Spindle

Briar’s heart sank. “No. So it’s not over?”


“It’s over. Isodora is gone. Her spindle is gone. No more curses. But this remains.” He held out the wrapped bundle she’d been waiting to see. “It won’t hurt you. It’s actually a family heirloom. Made by Aurora’s father for her mother at Aurora’s birth. I’m glad it survived. It’s a symbol of love, of hope for the future.”

Briar opened the bundle under the moonlight. It was the beautiful whorl, the disk that made the spindle spin. She ran her finger over the carved roses. There were now two darkened scorch marks that marred the wood.

“This was in my apron pocket. How did it end up in the mill?”

Henry frowned. “It’s hard to explain anything with this spindle. Maybe Isodora found it in the cottage when we weren’t looking. Maybe one of the boys had it?”

Briar handed it back, but Henry refused to take it. “It belongs in your family,” Briar said. “You should keep it.”

He shook his head. “That one hasn’t been our favorite heirloom.”

She held on to it with both hands. “Thank you.” She would keep it as a reminder of what she could have lost if she hadn’t been so blind to what was right in front of her.





Author’s Note

Part of the fun of writing a historically based novel is trying to wrap a fantastical story around reality. What parts are real in Spindle?
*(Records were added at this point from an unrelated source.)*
rafting_amd/engine.py:

```python
import ctypes as C
import os

import numpy as np

from . import abi

_HERE = os.path.dirname(os.path.abspath(__file__))
LIB_PATH = os.environ.get("RG_LIB") or os.path.join(_HERE, "libraftgpu.so")
_LIB = None


class EngineError(RuntimeError):
    pass


def library_sha16():
    import hashlib
    with open(LIB_PATH, "rb") as f:
        return hashlib.sha256(f.read()).hexdigest()[:16]


def exported_symbols():
    return [
        "rg_abi_version", "rg_table_create", "rg_table_destroy", "rg_last_error", "rg_table_groups",
        "rg_table_cluster", "rg_table_option", "rg_load_state", "rg_read_state", "rg_submit", "rg_submit32", "rg_submit32c", "rg_submit32c_sparse", "rg_submit32c_sparse_rounds", "rg_outcome32_unpack", "rg_outcome32_unpack_rel", "rg_index_base_set", "rg_index_base_get", "rg_index_base_advance", "rg_index_base_advance32", "rg_batch32_pack_rel", "rg_batch32_pack", "rg_submit_async", "rg_submit_async_packed", "rg_submit_wait", "rg_tick_create", "rg_tick_launch", "rg_tick_wait", "rg_tick_destroy", "rg_tick2_create", "rg_tick2_create_sparse", "rg_tick2_create_sparse_rounds", "rg_tick2_launch", "rg_tick2_wait", "rg_tick2_destroy", "rg_assembler_create", "rg_assemble32", "rg_assembler_destroy", "rg_timers_update32", "rg_health_update32", "rg_sync", "rg_step_kernel", "rg_host_alloc", "rg_host_free", "rg_dev_alloc",
        "rg_dev_free", "rg_copy_to_device", "rg_copy_to_host", "rg_stream", "rg_replicate", "rg_timers_configure", "rg_timers_update",
        "rg_timers_expired", "rg_timers_expired_epochs", "rg_timers_arm", "rg_timers_read", "rg_health_update", "rg_health_failure", "rg_ready", "rg_health_read", "rg_in_flight_read", "rg_in_flight_set",
        "rg_timing_enable",
        "rg_timing_read", "rg_timing_begin", "rg_timing_end", "rg_counters_read", "rg_wide_body_workgroups", "rg_copy_bandwidth",
    ]


def _share_hip_runtime_with_torch():
    import importlib.util
    import sys
    if "torch" in sys.modules:
        return
    try:
        spec = importlib.util.find_spec("torch")
    except (ImportError, ValueError):
        spec = None
    if spec is None or not spec.submodule_search_locations:
        return
    cand = os.path.join(list(spec.submodule_search_locations)[0], "lib", "libamdhip64.so")
    if os.path.exists(cand):
        try:
            C.CDLL(cand, mode=C.RTLD_GLOBAL)
        except OSError:
            pass


def lib():
    global _LIB
    if _LIB is None:
        if not os.path.exists(LIB_PATH):
            raise EngineError(
                "%s is missing — build it with `make -C rafting_amd/csrc` (or __graft_entry__.build()); "
                "there is no CPU fallback for the decision path" % LIB_PATH)
        _share_hip_runtime_with_torch()
        L = C.CDLL(LIB_PATH)
        if hasattr(L, "rg_is_host_emulation") and os.environ.get("RG_ALLOW_HOST_EMULATION") != "1":
            raise EngineError("%s is the test-only host emulation of the kernels (tests/devemu), not libraftgpu.so; "
                              "the decision path has no CPU fallback" % LIB_PATH)
        vp, u32, i32 = C.c_void_p, C.c_uint32, C.c_int
        L.rg_abi_version.restype = i32
        L.rg_table_create.argtypes = [i32, u32, u32, u32, i32, C.POINTER(vp)]
        L.rg_table_destroy.argtypes = [vp]
        L.rg_last_error.restype = C.c_char_p
        L.rg_last_error.argtypes = [vp]
        L.rg_table_groups.restype = u32
        L.rg_table_groups.argtypes = [vp]
        L.rg_table_cluster.restype = u32
        L.rg_table_cluster.argtypes = [vp]
        L.rg_table_option.argtypes = [vp, i32, i32]
        L.rg_load_state.argtypes = [vp, u32, u32, C.POINTER(abi.CGroupState)]
        L.rg_read_state.argtypes = [vp, u32, u32, C.POINTER(abi.CGroupState)]
        L.rg_submit.argtypes = [vp, C.POINTER(abi.CBatch), C.POINTER(abi.COutcome), i32]
        L.rg_submit32.argtypes = [vp, C.POINTER(abi.CBatch32), C.POINTER(abi.COutcome), i32]
        if os.environ.get("RG_LIB"):
            class _Tolerant:
                def __init__(self, lib_):
                    object.__setattr__(self, "_lib", lib_)

                def __getattr__(self, name):
                    try:
                        return getattr(self._lib, name)
                    except AttributeError:
                        class _Missing:
                            def __call__(self, *a):
                                raise EngineError("%s is not exported by %s" % (name, LIB_PATH))
                        return _Missing()
            real, L = L, _Tolerant(L)
        L.rg_submit32c.argtypes = [vp, C.POINTER(abi.CBatch32), C.POINTER(abi.COutcome32), i32]
        L.rg_submit32c_sparse.argtypes = [vp, C.POINTER(abi.CBatch32), C.POINTER(abi.COutcome32), i32]
        L.rg_submit32c_sparse_rounds.argtypes = [vp, C.POINTER(abi.CBatch32), C.POINTER(abi.COutcome32), i32]
        L.rg_outcome32_unpack.argtypes = [C.POINTER(abi.COutcome32), u32, u32, vp, C.POINTER(abi.COutcome)]
        L.rg_outcome32_unpack_rel.argtypes = [C.POINTER(abi.COutcome32), u32, u32, vp, vp, C.POINTER(abi.COutcome)]
        L.rg_index_base_set.argtypes = [vp, u32, u32, vp]
        L.rg_index_base_get.argtypes = [vp, u32, u32, vp]
        L.rg_index_base_advance.argtypes = [C.POINTER(abi.CBatch), i32, u32, vp]
        L.rg_index_base_advance32.argtypes = [C.POINTER(abi.CBatch32), i32, u32, vp]
        L.rg_batch32_pack_rel.restype = C.c_int64
        L.rg_batch32_pack_rel.argtypes = [C.POINTER(abi.CBatch), vp, vp, vp, vp]
        L.rg_batch32_pack.restype = C.c_int64
        L.rg_batch32_pack.argtypes = [C.POINTER(abi.CBatch), vp, vp, vp]
        L.rg_submit_async.argtypes = [vp, C.POINTER(abi.CBatch), C.POINTER(abi.COutcome)]
        L.rg_submit_wait.argtypes = [vp]
        L.rg_submit_async_packed.argtypes = [vp, vp, vp]
        L.rg_sync.argtypes = [vp]
        L.rg_tick_create.argtypes = [vp, vp, vp, C.POINTER(vp)]
        L.rg_tick_launch.argtypes = [vp]
        L.rg_tick_wait.argtypes = [vp]
        L.rg_tick_destroy.argtypes = [vp]
        L.rg_tick2_create.argtypes = [vp, C.POINTER(abi.CTick2Io), C.POINTER(vp)]
        L.rg_tick2_create_sparse.argtypes = [vp, C.POINTER(abi.CTick2Io), C.POINTER(abi.CTick2Rows), C.POINTER(vp)]
        L.rg_tick2_create_sparse_rounds.argtypes = [vp, C.POINTER(abi.CTick2Io), C.POINTER(abi.CTick2Rounds), C.POINTER(vp)]
        L.rg_tick2_launch.argtypes = [vp]
        L.rg_tick2_wait.argtypes = [vp]
        L.rg_tick2_destroy.argtypes = [vp]
        L.rg_assembler_create.argtypes = [vp, u32, u32, C.POINTER(vp)]
        L.rg_assemble32.argtypes = [vp, C.POINTER(abi.CArrivals), C.POINTER(abi.CAssembled), i32]
        L.rg_assembler_destroy.argtypes = [vp]
        L.rg_timers_update32.argtypes = [vp, u32, vp, vp, vp, i32]
        L.rg_health_update32.argtypes = [vp, u32, vp, vp, vp, i32]
        L.rg_replicate.argtypes = [vp, u32, vp, vp, vp, vp, vp, i32]
        L.rg_step_kernel.restype = C.c_char_p
        L.rg_step_kernel.argtypes = [vp, u32]
        L.rg_timers_configure.argtypes = [vp, C.c_int64, C.c_int64, C.c_uint64]
        L.rg_timers_update.argtypes = [vp, u32, u32, vp, vp, vp, i32]
        L.rg_timers_expired.argtypes = [vp, C.c_int64, vp, u32, C.POINTER(u32), i32]
        L.rg_timers_expired_epochs.argtypes = [vp, C.c_int64, vp, vp, u32, C.POINTER(u32), i32]
        L.rg_timers_arm.argtypes = [vp, C.c_int64]
        L.rg_timers_read.argtypes = [vp, u32, u32, vp]
        L.rg_health_update.argtypes = [vp, u32, u32, vp, vp, vp, vp, i32]
        L.rg_health_failure.argtypes = [vp, u32, vp, vp, vp, C.c_int64]
        L.rg_ready.argtypes = [vp, C.c_int64, i32, C.c_int64, vp, i32]
        L.rg_health_read.argtypes = [vp, u32, u32, vp, vp, vp]
        L.rg_in_flight_read.argtypes = [vp, u32, u32, vp]
        L.rg_in_flight_set.argtypes = [vp, u32, u32, vp]
        L.rg_host_alloc.argtypes = [vp, C.c_size_t, C.POINTER(vp)]
        L.rg_host_free.argtypes = [vp, vp]
        L.rg_dev_alloc.argtypes = [vp, C.c_size_t, C.POINTER(vp)]
        L.rg_dev_free.argtypes = [vp, vp]
        L.rg_copy_to_device.argtypes = [vp, vp, vp, C.c_size_t]
        L.rg_copy_to_host.argtypes = [vp, vp, vp, C.c_size_t]
        L.rg_stream.restype = vp
        L.rg_stream.argtypes = [vp]
        L.rg_timing_enable.argtypes = [vp, i32]
        L.rg_timing_read.argtypes = [vp, C.POINTER(C.c_uint64), C.POINTER(C.c_double), i32]
        L.rg_timing_begin.argtypes = [vp]
        L.rg_timing_end.argtypes = [vp, C.POINTER(C.c_double)]
        L.rg_counters_read.argtypes = [vp, C.POINTER(C.c_uint64), i32]
        L.rg_wide_body_workgroups.argtypes = [vp, C.POINTER(C.c_uint64), i32]
        L.rg_copy_bandwidth.argtypes = [vp, C.c_size_t, i32, C.POINTER(C.c_double)]
        if L.rg_abi_version() != abi.ABI_VERSION:
            raise EngineError("libraftgpu.so ABI %d != binding ABI %d" % (L.rg_abi_version(), abi.ABI_VERSION))
        _LIB = L
    return _LIB
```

Conditions in the cotton mills, the boardinghouses, the games they played in the 1890s, the lectures the operatives attended, the introduction of the safety bicycle…all real. (Hope you liked the quote from Susan B. Anthony about women, freedom, and the bicycle!)

Cotton mills were one of the first places where women joined together and realized the power they had to help each other when they acted together. Early mills, while not ideal places to work by today’s standards, offered young women a chance to earn their own money, a novelty for many of the hardworking farm girls who flocked to the cities. But, as time went on, good intentions gave way to deteriorating conditions, and operatives went on strike to try to change their increasingly difficult lot.

In writing this novel, I wanted to get past the photos of sad and tired mill workers (mostly taken in the early 1900s by photographer Lewis Hine, whose powerful images were instrumental in shedding light on child labor) and remind us that these were real people who lived and loved, worked and played.

At the time this novel is set, the women’s suffrage movement was well under way. However, Mrs. Tuttle and Miss Nan Whitaker are invented characters, as I couldn’t find any suffrage or WCTU speakers who were in the area during my time frame. I patterned them after several other speakers, and in Mrs. Tuttle’s case, had her quote Elizabeth Cady Stanton’s famous “Solitude of Self” speech from 1892, just two years before this story takes place. Mrs. Stanton quite coincidentally mentions an example of a girl of sixteen, which was so fitting to Briar’s circumstances I had to include it.

Sunrise Valley is my invention, but located near Rutland, Vermont, a real place and the location of the first polio epidemic in the USA during the summer of 1894. Also true to Vermont history, the Queen City Cotton Company built a new cotton factory in Burlington with 26,000 spindles in 1894.

The first of the strikes in the great railroad strike of 1894 started May 10. The issue was primarily a disagreement between workers making and repairing Pullman sleeper cars and Mr. Pullman. The conflict affected passengers, mail, and freight, and lasted until mid-late July of that year.

Lastly, did you catch the Easter eggs in the story? Briar’s last name, Jenny, comes from the spinning jenny, an invention from the 1700s that utilized a row of spindles instead of a singular one as in a spinning wheel—get it? She’s a spinner girl, a spinning Jenny. Ah, history is fun! Also, when the safety bicycle was being introduced, I mentioned Annie Londonderry, who set out on a bicycle trip around the world after the fashion of Nellie Bly’s trip around the world in eighty days. Well, that Easter egg was a nod at my novel Liz and Nellie, which was a little side project I worked on between my fairy tale stories for Entangled TEEN.

The following resources were immensely helpful in helping me ground my characters in both the late 1800s time period, and in the life of a cotton mill operative: Out of Ireland: The Story of Irish Immigration to America, DVD narrated by Kelly McGillis and written by Paul Wagner; The Lowell Offering: Writings by New England Mill Women (1840-1845) by Benita Eisler; The Belles of New England: The Women of the Textile Mills and the Families Whose Wealth They Wove by William Moran; Limping Through Life: A Farm Boy’s Polio Memoir by Jerry Apps; also, the novels Lyddie by Katherine Paterson and Counting on Grace by Elizabeth Winthrop.